Mike from a brief look thorough of the review there are two critiques.
Firstly you failed to emphasise sufficiently that a Phenom (well more specifically HT3.0 or rather at least 1.6ghz) is necessary for full deinterlacing options (possibly other post processing options but I'm not certain of that) with the IGP. Since this was apparently one reason a Phenom was choosen in the test platform (before I noticed your hidden away comment in the review I guessed it may be and it seems from your contact with AMD it was) it's IMHO a bit silly to critique the processor choice all over the place and then only mention one of the key reasons in one paragraph in the middle of the review. (I didn't even notice you mentioned it the first time I skimmed thorough the review but noticed in at least two places your critique of the processor choice). Remember this is supposed to be a HTPC, if all you're watching is Blurays I see little point of it personally (just buy a standalone). (Although I've seen from elsewhere that some do, perhaps it's just the nature of TV in the US)
Sadly Phenoms are rather power hungry even at idle but the alternative is to add a discrete graphics card which of course adds to the cost. Technically the Sideport memory may be able to make up for lack of HT3.0/1.6ghz but if this is possible (this is pure speculation on my part from what I've read) it hasn't yet been implemented in the drivers AFAIK. Admitedly even with the HT3.0 the post processing (particularly of SD content) is somewhat weak compared to a good standalone (e.g. HD4650) and you possibly need to disable Aero so perhaps a discrete GPU would have been better but I can guess why AMD didn't want that.
Of course from a cost perspective a better option is probably the Phenom X3 8450e but it's going to be lower performing in most apps and from all I've seen power consumption isn't going to improve that much (at load obviously but performance per watt the X4 is likely to come out better most of the time). And since this is a reviewer platform, they wouldn't have cared so much about cost. The cheapest option is probably the 7750 and from what I've seen it should compete (in fact generally be better then) a E5200 but that has high power draw likely higher then the X4 you had and is not currently supported by the MSI Live DIVA bios.

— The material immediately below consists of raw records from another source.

__global__ __launch_bounds__(128) void k_reduce(const double *__restrict__ slab, uint32_t n_ks,
                                                 uint32_t planes_per_slice, const ngd_tile *__restrict__ tiles,
                                                 uint32_t n_pad, uint64_t n_ind, double *__restrict__ d_sum,
                                                 unsigned long long *__restrict__ d_cnt, unsigned long long cnt_value,
                                                 ngd_fix_flags fix, double fix_thr, const long long *__restrict__ unit_E,
                                                 double unit_c, double unit_d0) {
  const uint32_t tile = blockIdx.x >> 7, row = blockIdx.x & 127;
  const uint32_t i = tiles[tile].ti * NGD_TILE + row;
  const uint32_t j = tiles[tile].tj * NGD_TILE + threadIdx.x;
  if (!(i < j && j < n_ind)) return;
  const uint64_t plane = (uint64_t)n_pad * n_pad * planes_per_slice;
  const double *p = slab + (uint64_t)i * n_pad + j;
  double s[8] = {0, 0, 0, 0, 0, 0, 0, 0};
  uint32_t ks = 0;
  for (; ks + 8 <= n_ks; ks += 8) {
#pragma unroll
    for (int u = 0; u < 8; u++) s[u] += p[(uint64_t)(ks + u) * plane];
  }
  for (int u = 0; ks < n_ks; ks++, u++) s[u] += p[(uint64_t)ks * plane];
  const uint64_t idx = ngd_pair_idx(n_ind, i, j);
  double sum = ((s[0] + s[1]) + (s[2] + s[3])) + ((s[4] + s[5]) + (s[6] + s[7]));
  if (unit_E) sum = (unit_c + sum) + unit_d0 * ((double)(unit_E[i] + unit_E[j]) * 0x1p-53);
  d_sum[idx] = sum;
  if (d_cnt) d_cnt[idx] = cnt_value;
  if (fix.list && sum < fix_thr) {
    const uint32_t slot = atomicAdd(fix.count, 1u);
    if (slot < fix.cap) fix.list[slot] = ((unsigned long long)i << 32) | j;
  }
}

template <int RB>
__global__ __launch_bounds__(128) void k_reduce_wb(const double *__restrict__ slab, uint32_t n_ks,
                                                    const double *__restrict__ W, uint32_t w_stride,
                                                    uint32_t n_rep, const ngd_tile *__restrict__ tiles,
                                                    uint32_t n_pad, uint64_t n_ind, uint64_t n_pairs,
                                                    double *__restrict__ d_sum, ngd_fix_flags fix,
                                                    const double *__restrict__ fix_thr) {
  const uint32_t tile = blockIdx.x >> 7, row = blockIdx.x & 127;
  const uint32_t i = tiles[tile].ti * NGD_TILE + row;
  const uint32_t j = tiles[tile].tj * NGD_TILE + threadIdx.x;
  if (!(i < j && j < n_ind)) return;
  const uint32_t r0 = blockIdx.y * RB;
// ... 557 lines not shown
                     n_blocks, d_M, m_stride, n_rep, d_tiles, g.n_pad, g.n_ind, g.n_ind * (g.n_ind - 1) / 2, d_cnt);
}

}

void ngd_launch_reduce(hipStream_t st, const ngd_geom &g, const double *slab, uint32_t n_ks,
                       uint32_t planes_per_slice, const ngd_tile *d_tiles, uint32_t n_tiles, double *d_sum,
                       unsigned long long *d_cnt, unsigned long long cnt_value, const ngd_fix_flags *fix, double fix_thr,
                       const long long *unit_E, double unit_c, double unit_d0) {
  if (!n_tiles) return;
  hipLaunchKernelGGL(k_reduce, dim3(n_tiles * NGD_TILE), dim3(128), 0, st, slab, n_ks, planes_per_slice, d_tiles,
                     g.n_pad, g.n_ind, d_sum, d_cnt, cnt_value, fix ? *fix : ngd_fix_flags{nullptr, nullptr, nullptr, 0}, fix_thr,
                     unit_E, unit_c, unit_d0);
}

void ngd_launch_fix_flag(hipStream_t st, const ngd_geom &g, const double *d_sum, const unsigned long long *d_cnt,
                         uint32_t n_rep, const ngd_tile *d_tiles, uint32_t n_tiles, const ngd_fix_flags &fix, uint32_t mat_stride) {
  if (!n_tiles || !n_rep) return;
  hipLaunchKernelGGL(k_fix_flag, dim3(n_tiles * NGD_TILE), dim3(128), 0, st, d_sum, d_cnt, n_rep, d_tiles, g.n_ind,
                     ngd_n_pairs(g.n_ind) * mat_stride, NGD_FIX_MEAN, fix);
}
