+    for (int u = 0; u < 2 * R; ++u) {
+        const int X = Xs + u;
+        int x0, x1; float lx;
+        src_index_half(X < 0 ? 0 : X, sw, w, x0, x1, lx);
+        const float wgt = (x0 == x ? 1.f - lx : 0.f) + (x1 == x ? lx : 0.f);
+        wx[u] = (X >= 0 && X < W) ? wgt : 0.f;
+    }
+    for (int v = v0; v < v0 + nv; ++v) {
+        const int Y = Ys + v;
+        if (Y < 0 || Y >= H) continue;
+        int y0, y1; float ly;
+        src_index_half(Y, sh, h, y0, y1, ly);
+        const float wy = (y0 == y ? 1.f - ly : 0.f) + (y1 == y ? ly : 0.f);
+        const bf16_t* rowp = win + ((Y - Ys0) * 16 + (Xs - Xs0)) * BW3_CG + ckl * 8;
+#pragma unroll
+        for (int u = 0; u < 2 * R; ++u) {
+            const int X = Xs + u;
+            if (X >= 0 && X < W) {
+                float g[8];
+                load8(rowp + u * BW3_CG, g);
+                const float ww = wy * wx[u];
+#pragma unroll
+                for (int j = 0; j < 8; ++j) acc[j] += ww * g[j];
+            }
+        }
+    }
+}
+template <bool SPLIT8>
+__global__ __launch_bounds__(256) void bilinear_cl_bwd3_kernel(const bf16_t* __restrict__ dout, bf16_t* __restrict__ dz2,
+                                                               bf16_t* __restrict__ dz4, bf16_t* __restrict__ dz8, int B,
+                                                               int h8, int w8, int C) {
+    __shared__ __attribute__((aligned(16))) bf16_t win[16 * 16 * BW3_CG];
+    __shared__ float red[3][8][8];
+    const int H = 8 * h8, W = 8 * w8, ncg = C / BW3_CG;
+    const int64_t nblk = (int64_t)B * h8 * w8 * ncg, per = (nblk + 7) / 8;
+    const int64_t bb = ((int64_t)blockIdx.x & 7) * per + ((int64_t)blockIdx.x >> 3);
+    if (((int64_t)blockIdx.x >> 3) >= per || bb >= nblk) return;
+    const int c0 = (int)(bb % ncg) * BW3_CG;
+    const int64_t pix8 = bb / ncg;
+    const int x8 = (int)(pix8 % w8), y8 = (int)((pix8 / w8) % h8), b = (int)(pix8 / ((int64_t)w8 * h8));
+    const int Ys0 = 8 * y8 - 4, Xs0 = 8 * x8 - 4;
+    for (int i = threadIdx.x; i < 16 * 16 * (BW3_CG / 8); i += 256) {
+        const int ck = i & (BW3_CG / 8 - 1), px = i / (BW3_CG / 8);
+        const int Y = Ys0 + (px >> 4), X = Xs0 + (px & 15);
+        uint4 v = make_uint4(0, 0, 0, 0);
+        if (Y >= 0 && Y < H && X >= 0 && X < W)
+            v = *reinterpret_cast<const uint4*>(dout + (((int64_t)b * H + Y) * W + X) * C + c0 + ck * 8);
+        *reinterpret_cast<uint4*>(win + px * BW3_CG + ck * 8) = v;
+    }
+    __syncthreads();
+    const int lane = threadIdx.x & 63, wave = threadIdx.x >> 6;
+    const int ckl = lane & 7, sub = lane >> 3;
+    float acc[8] = {0.f, 0.f, 0.f, 0.f, 0.f, 0.f, 0.f, 0.f};
+    if (wave < 2) {
+        const int pp = wave * 8 + sub;
+        const int y = 4 * y8 + (pp >> 2), x = 4 * x8 + (pp & 3);
+        bwd3_gather<2>(win, Ys0, Xs0, y, x, 4 * h8, 4 * w8, 0, 4, ckl, acc);
+        store8(dz2 + (((int64_t)b * 4 * h8 + y) * (4 * w8) + x) * C + c0 + ckl * 8, acc);
+    } else if (wave == 2) {
+        if (sub < 4) {
+            const int y = 2 * y8 + (sub >> 1), x = 2 * x8 + (sub & 1);
+            bwd3_gather<4>(win, Ys0, Xs0, y, x, 2 * h8, 2 * w8, 0, 8, ckl, acc);
+            store8(dz4 + (((int64_t)b * 2 * h8 + y) * (2 * w8) + x) * C + c0 + ckl * 8, acc);
+        }
+    } else if (SPLIT8) {
+        if (sub < 4) {
+            bwd3_gather<8>(win, Ys0, Xs0, y8, x8, h8, w8, sub * 4, 4, ckl, acc);
+            if (sub > 0) {
+#pragma unroll
+                for (int j = 0; j < 8; ++j) red[sub - 1][ckl][j] = acc[j];
+            }
+        }
+    } else if (sub == 0) {
+        bwd3_gather<8>(win, Ys0, Xs0, y8, x8, h8, w8, 0, 16, ckl, acc);
+        store8(dz8 + pix8 * C + c0 + ckl * 8, acc);
+    }
+    if (SPLIT8) {
+        __syncthreads();
+        if (wave == 3 && sub == 0) {
+#pragma unroll
+            for (int j = 0; j < 8; ++j) acc[j] = (acc[j] + red[0][ckl][j]) + (red[1][ckl][j] + red[2][ckl][j]);
+            store8(dz8 + pix8 * C + c0 + ckl * 8, acc);
+        }
     }
 }
 
@@ -1342,6 +1437,139 @@
     if (threadIdx.x == 0) part_b[blockIdx.x] = redb[0] + redb[1] + redb[2] + redb[3];
 }
 
+constexpr int HB_QS = 72;
+constexpr int HB_TPB = 16;
+static inline size_t head_bwd_lds_bytes(int C) { return (size_t)C * HB_QS * 2 + (size_t)C * 6 * 4 + 16; }
+template <int C>
+__global__ __launch_bounds__(256, 2) void head_bwd_onepass_kernel(const bf16_t* __restrict__ x, const float* __restrict__ dsim,
+                                                               const float* __restrict__ dseg, const float* __restrict__ inv,
+                                                               const bf16_t* __restrict__ qn, const float* __restrict__ w,
+                                                               const float* __restrict__ mask, bf16_t* __restrict__ dx,
+                                                               bf16_t* __restrict__ dsi, float* __restrict__ part,
+                                                               float* __restrict__ part_b, int HW, int nq) {
+    extern __shared__ __attribute__((aligned(16))) char hb_smem[];
+    constexpr int NT = C / 16, NP = C / 32;
+    bf16_t* qT = reinterpret_cast<bf16_t*>(hb_smem);
+    float* wl = reinterpret_cast<float*>(hb_smem + (size_t)C * HB_QS * 2);
+    float* ml = wl + C;
+    float* red = ml + C;
+    float* redb = red + 4 * C;
+    const int b = blockIdx.y;
+    const int lane = threadIdx.x & 63, wave = threadIdx.x >> 6;
+    const int g = lane >> 4, pl = lane & 15;
+    for (int i = threadIdx.x; i < C * HB_QS / 8; i += 256) reinterpret_cast<uint4*>(qT)[i] = make_uint4(0, 0, 0, 0);
+    for (int c = threadIdx.x; c < C; c += 256) {
+        wl[c] = w[c];
+        ml[c] = mask ? mask[(int64_t)b * C + c] : 1.f;
+    }
+    __syncthreads();
+    for (int i = threadIdx.x; i < nq * (C / 8); i += 256) {
+        const int q = i / (C / 8), c8 = (i % (C / 8)) * 8;
+        const bf16x8_t v = *reinterpret_cast<const bf16x8_t*>(qn + ((int64_t)b * nq + q) * C + c8);
+#pragma unroll
+        for (int j = 0; j < 8; ++j) qT[(c8 + j) * HB_QS + q] = v[j];
+    }
+    __syncthreads();
+    float dwa[NP][8];
+#pragma unroll
+    for (int k = 0; k < NP; ++k)
+#pragma unroll
+        for (int j = 0; j < 8; ++j) dwa[k][j] = 0.f;
+    float dba = 0.f;
+    const int ntile = (HW + 15) >> 4;
+    const int t0 = blockIdx.x * HB_TPB, t1 = t0 + HB_TPB < ntile ? t0 + HB_TPB : ntile;
+    for (int t = t0 + wave; t < t1; t += 4) {
+        const int p = t * 16 + pl;
+        const bool live = p < HW;
+        const int64_t row = (int64_t)b * HW + p;
+        bf16x8_t xr[NP];
+#pragma unroll
+        for (int k = 0; k < NP; ++k) {
+            uint4 v = make_uint4(0, 0, 0, 0);
+            if (live) v = *reinterpret_cast<const uint4*>(x + row * C + k * 32 + g * 8);
+            xr[k] = __builtin_bit_cast(bf16x8_t, v);
+        }
+        const float iv = live ? inv[row] : 0.f, d = live ? dseg[row] : 0.f;
+        bf16x8_t bfr[2];
+#pragma unroll
+        for (int s = 0; s < 2; ++s)
+#pragma unroll
+            for (int i = 0; i < 8; ++i) {
+                const int q = s * 32 + g * 8 + i;
+                const bool on = live && q < nq;
+                const int64_t at = ((int64_t)b * nq + q) * HW + p;
+                const float v = on ? dsim[at] : 0.f;
+                bfr[s][i] = (bf16_t)v;
+                if (on) dsi[at] = (bf16_t)(v * iv);
+            }
+        constexpr int NH = NT / 2, KH = NP / 2;
+        f32x4_t acc[NH];
+        auto product = [&](int h) {
+#pragma unroll
+            for (int u = 0; u < NH; ++u) {
+                const int tt = h * NH + u;
+                acc[u] = f32x4_t{0.f, 0.f, 0.f, 0.f};
+                const int ch = (tt >> 1) * 32 + (pl >> 2) * 8 + (tt & 1) * 4 + (pl & 3);
+#pragma unroll
+                for (int s = 0; s < 2; ++s) {
+                    if (s * 32 >= nq) continue;
+                    const uint4 av = *reinterpret_cast<const uint4*>(qT + ch * HB_QS + s * 32 + g * 8);
+                    acc[u] = __builtin_amdgcn_mfma_f32_16x16x32_bf16(__builtin_bit_cast(bf16x8_t, av), bfr[s], acc[u], 0, 0, 0);
+                }
+            }
+        };
+        float sdot = 0.f;
+#pragma unroll
+        for (int h = 0; h < 2; ++h) {
+            product(h);
+#pragma unroll
+            for (int kk = 0; kk < KH; ++kk)
+#pragma unroll
+                for (int j = 0; j < 8; ++j) sdot += 0.5f * acc[2 * kk + (j >> 2)][j & 3] * ((float)xr[h * KH + kk][j] * iv);
+        }
+        sdot += __shfl_xor(sdot, 16, 64);
+        sdot += __shfl_xor(sdot, 32, 64);
+        if (g == 0) dba += d;
+#pragma unroll
+        for (int h = 0; h < 2; ++h) {
+            product(h);
+#pragma unroll
+            for (int kk = 0; kk < KH; ++kk) {
+                const int k = h * KH + kk;
+                float wv[8], mk[8], o[8];
+                load8(wl + k * 32 + g * 8, wv);
+                load8(ml + k * 32 + g * 8, mk);
+#pragma unroll
+                for (int j = 0; j < 8; ++j) {
+                    const float xf = (float)xr[k][j], gj = 0.5f * acc[2 * kk + (j >> 2)][j & 3];
+                    dwa[k][j] += d * xf;
+                    const float tv = iv * (gj - xf * iv * sdot) + d * wv[j] * mk[j];
+                    o[j] = xf > 0.f ? tv : 0.f;
+                }
+                if (live) store8(dx + row * C + k * 32 + g * 8, o);
+            }
+        }
+    }
+#pragma unroll
+    for (int k = 0; k < NP; ++k)
+#pragma unroll
+        for (int j = 0; j < 8; ++j) {
+            float v = dwa[k][j];
+            v += __shfl_xor(v, 1, 64);
+            v += __shfl_xor(v, 2, 64);
+            v += __shfl_xor(v, 4, 64);
+            v += __shfl_xor(v, 8, 64);
+            if (pl == 0) red[wave * C + k * 32 + g * 8 + j] = v;
+        }
+    dba = wave_sum(dba);
+    if (lane == 0) redb[wave] = dba;
+    __syncthreads();
+    const int64_t pr = (int64_t)b * gridDim.x + blockIdx.x;
+    for (int c = threadIdx.x; c < C; c += 256)
+        part[pr * C + c] = (red[c] + red[C + c] + red[2 * C + c] + red[3 * C + c]) * ml[c];
+    if (threadIdx.x == 0) part_b[pr] = redb[0] + redb[1] + redb[2] + redb[3];
+}
+
 __global__ __launch_bounds__(256) void upsample_ac_fwd_kernel(const float* __restrict__ in, float* __restrict__ out,
                                                               int64_t planes, int h, int w, int H, int W) {
     const float sh = ac_scale(h, H), sw = ac_scale(w, W);
@@ -1609,6 +1837,27 @@
         (const T*)dout, ld_out, (T*)din, ld_in, B, h, w, H, W, C);)
     return vpu_check_launch("vpu_bilinear_cl_bwd");
 }
+extern "C" int vpu_bilinear_cl_bwd3(const void* dout, void* const* dz, const int32_t* h, const int32_t* w, int32_t B,
+                                    int32_t H, int32_t W, int32_t C, int32_t dtype, void* stream) {
+    vpu_clear_stale_error();
+    bool ok = dtype == VPU_BF16 && dout && dz && h && w && B >= 1 && H >= 8 && W >= 8 && C >= BW3_CG && C % BW3_CG == 0 &&
+              reinterpret_cast<uintptr_t>(dout) % 16 == 0;
+    for (int i = 0; ok && i < 3; ++i)
+        ok = dz[i] && reinterpret_cast<uintptr_t>(dz[i]) % 16 == 0 && h[i] * (2 << i) == H && w[i] * (2 << i) == W;
+    if (!ok) {
+        vpu_set_error("bilinear_cl_bwd3: bf16, C % 64 == 0, three 16-byte aligned levels of ratio 2, 4 and 8 (in this order)");
+        return VPU_ERR_ARG;
+    }
+    const int64_t nblk = (int64_t)B * h[2] * w[2] * (C / BW3_CG);
+    const unsigned grid = (unsigned)(8 * ((nblk + 7) / 8));
+    if (C == 256)
+        bilinear_cl_bwd3_kernel<true><<<grid, 256, 0, ST>>>((const bf16_t*)dout, (bf16_t*)dz[0], (bf16_t*)dz[1], (bf16_t*)dz[2], B,
+                                                            h[2], w[2], C);
+    else
+        bilinear_cl_bwd3_kernel<false><<<grid, 256, 0, ST>>>((const bf16_t*)dout, (bf16_t*)dz[0], (bf16_t*)dz[1], (bf16_t*)dz[2], B,
+                                                             h[2], w[2], C);
+    return vpu_check_launch("vpu_bilinear_cl_bwd3");
+}
 extern "C" int vpu_gate_stats(const void* Q, const void* Kt, float* cg, int32_t* argq, float* sg, int32_t* argc,
                               int32_t B, int32_t nq, int32_t N, int32_t C, int32_t dtype, void* stream) {
     vpu_clear_stale_error();
@@ -1739,6 +1988,35 @@
                                                  (bf16_t*)dx, part, part_b, rows, HW, C, nblk);
     return vpu_check_launch("vpu_head_grad_fused");
 }
+extern "C" int vpu_head_bwd_onepass_nblk(int32_t B, int64_t HW) {
+    vpu_clear_stale_error();
+    const int64_t ntile = (HW + 15) / 16;
+    return (int)(B * ((ntile + HB_TPB - 1) / HB_TPB));
+}
+extern "C" int vpu_head_bwd_onepass(const void* x, const float* dsim, const float* dseg, const float* inv, const void* qn,
+                                    const float* w, const float* mask, void* dx, void* dsi, float* part, float* part_b,
+                                    int32_t B, int64_t HW, int32_t nq, int32_t C, int32_t dtype, void* stream) {
+    vpu_clear_stale_error();
+    if (dtype != VPU_BF16 || !(C == 64 || C == 128 || C == 256 || C == 512) || !x || !dsim || !dseg || !inv || !qn || !w ||
+        !dx || !dsi || !part || !part_b || B < 1 || B > 65535 || HW < 1 || HW > (1 << 30) || nq < 1 || nq > 64 ||
+        (reinterpret_cast<uintptr_t>(x) | reinterpret_cast<uintptr_t>(dx) | reinterpret_cast<uintptr_t>(qn)) % 16 != 0) {
+        vpu_set_error("head_bwd_onepass: bf16, C in {64,128,256,512}, 1 <= nq <= 64, 16-byte aligned maps and queries");
+        return VPU_ERR_ARG;
+    }
+    const int nbi = vpu_head_bwd_onepass_nblk(1, HW);
+    const dim3 grid(nbi, B);
+    const size_t lds = head_bwd_lds_bytes(C);
+#define VPU_HEAD_BWD(C_)                                                                                                  \
+    {                                                                                                                     \
+        static VpuDevOnce once;                                                                                           \
+        if (auto todo = once.pending()) { VPU_SET_LDS((int)head_bwd_lds_bytes(C_), head_bwd_onepass_kernel<C_>); }        \
+        head_bwd_onepass_kernel<C_><<<grid, 256, lds, ST>>>((const bf16_t*)x, dsim, dseg, inv, (const bf16_t*)qn, w, mask, \
+                                                            (bf16_t*)dx, (bf16_t*)dsi, part, part_b, (int)HW, nq);        \
+    }
+    if (C == 64) VPU_HEAD_BWD(64) else if (C == 128) VPU_HEAD_BWD(128) else if (C == 256) VPU_HEAD_BWD(256) else VPU_HEAD_BWD(512)
+#undef VPU_HEAD_BWD
+    return vpu_check_launch("vpu_head_bwd_onepass");
+}
 extern "C" int vpu_upsample_ac_fwd(const float* in, float* out, int64_t planes, int32_t h, int32_t w, int32_t H,
                                    int32_t W, void* stream) {
     vpu_clear_stale_error();
diff --git a/pvpuformer_amd/engine.py b/pvpuformer_amd/engine.py
--- a/pvpuformer_amd/engine.py
+++ b/pvpuformer_amd/engine.py
@@ -135,6 +135,7 @@
         self.r5_fused = True
         self.xattn_split = max(1, int(os.environ.get("VPU_XATTN_SPLIT", "1")))
         self.neck_lanes = int(os.environ.get("VPU_NECK_LANES", "0"))
+        self.head_onepass = int(os.environ.get("VPU_HEAD_ONEPASS", "1") or 1)
         self._tok_stream = None
         self._in_lanes = False
         self.dist_colsum = True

So yeah while I agree with you you don't usually need a quad core for a HTPC unfortunately there's currently no great option on the CPU side given the limitations. Hopefully the Phenom II will help allieviate that (particularly the Athlon based Phenom IIs). Besides certain other review sites *cough* Anandtech *cough* seem convinced a quad core is necessary for transcoding (personally I've never seen the point but then again MPEG2 is common in your HDTV in the US)
Secondly you compared the audio output to a $4000 amp
and nothing else. For example when you say:
Quote:
Our general reaction to the Maui PC amp was.... Wow! With the volume set at a fairly nominal living room level (peaks measured 80~85 dBA 1m from the center point between the two speakers), the change in the sound from the Linn preamp/amp was subtle. As with the Linn amps, the sound was lively, dynamic, detailed, clear, transparent. There were no obvious losses or degradations such as thinner bass or harsher sibilants. Mostly, the music came through much like before. It was quite impressive for a modest little $100 board inside a computer to come even close to matching $4,000 worth of discrete high quality audio amplifiers.
Perhaps all you are telling us is there is no reason why you needed a $4000 amp. This wouldn't surprise me since IMHO there are a lot of people paying for stuff in the audio world that makes little or no difference (e.g. 96khz/24bit). If you compared it to a say $300 amp (preferably double blind) and the Diva sounded a lot better then you can say something useful. Otherwise, it's easily possible all you're saying is that most people pay way too much for amps since they can't really tell the difference except at insane output levels they never use. Obviously if you didn't have a $300 amp this is a rather difficult proposition (borrow one perhaps?) but IMHO you should at least be careful with your conclusions. It's a bit like playing Quake 2 on an IGP and a 4870 which runs at 200++ FPS and saying 'wow the performance of a expensive GPU on a cheap motherboard' when in reality all your saying is no one can tell the difference between 200 FPS and 1000 FPS and Quake 2 is so old it's fine on any modern GPU.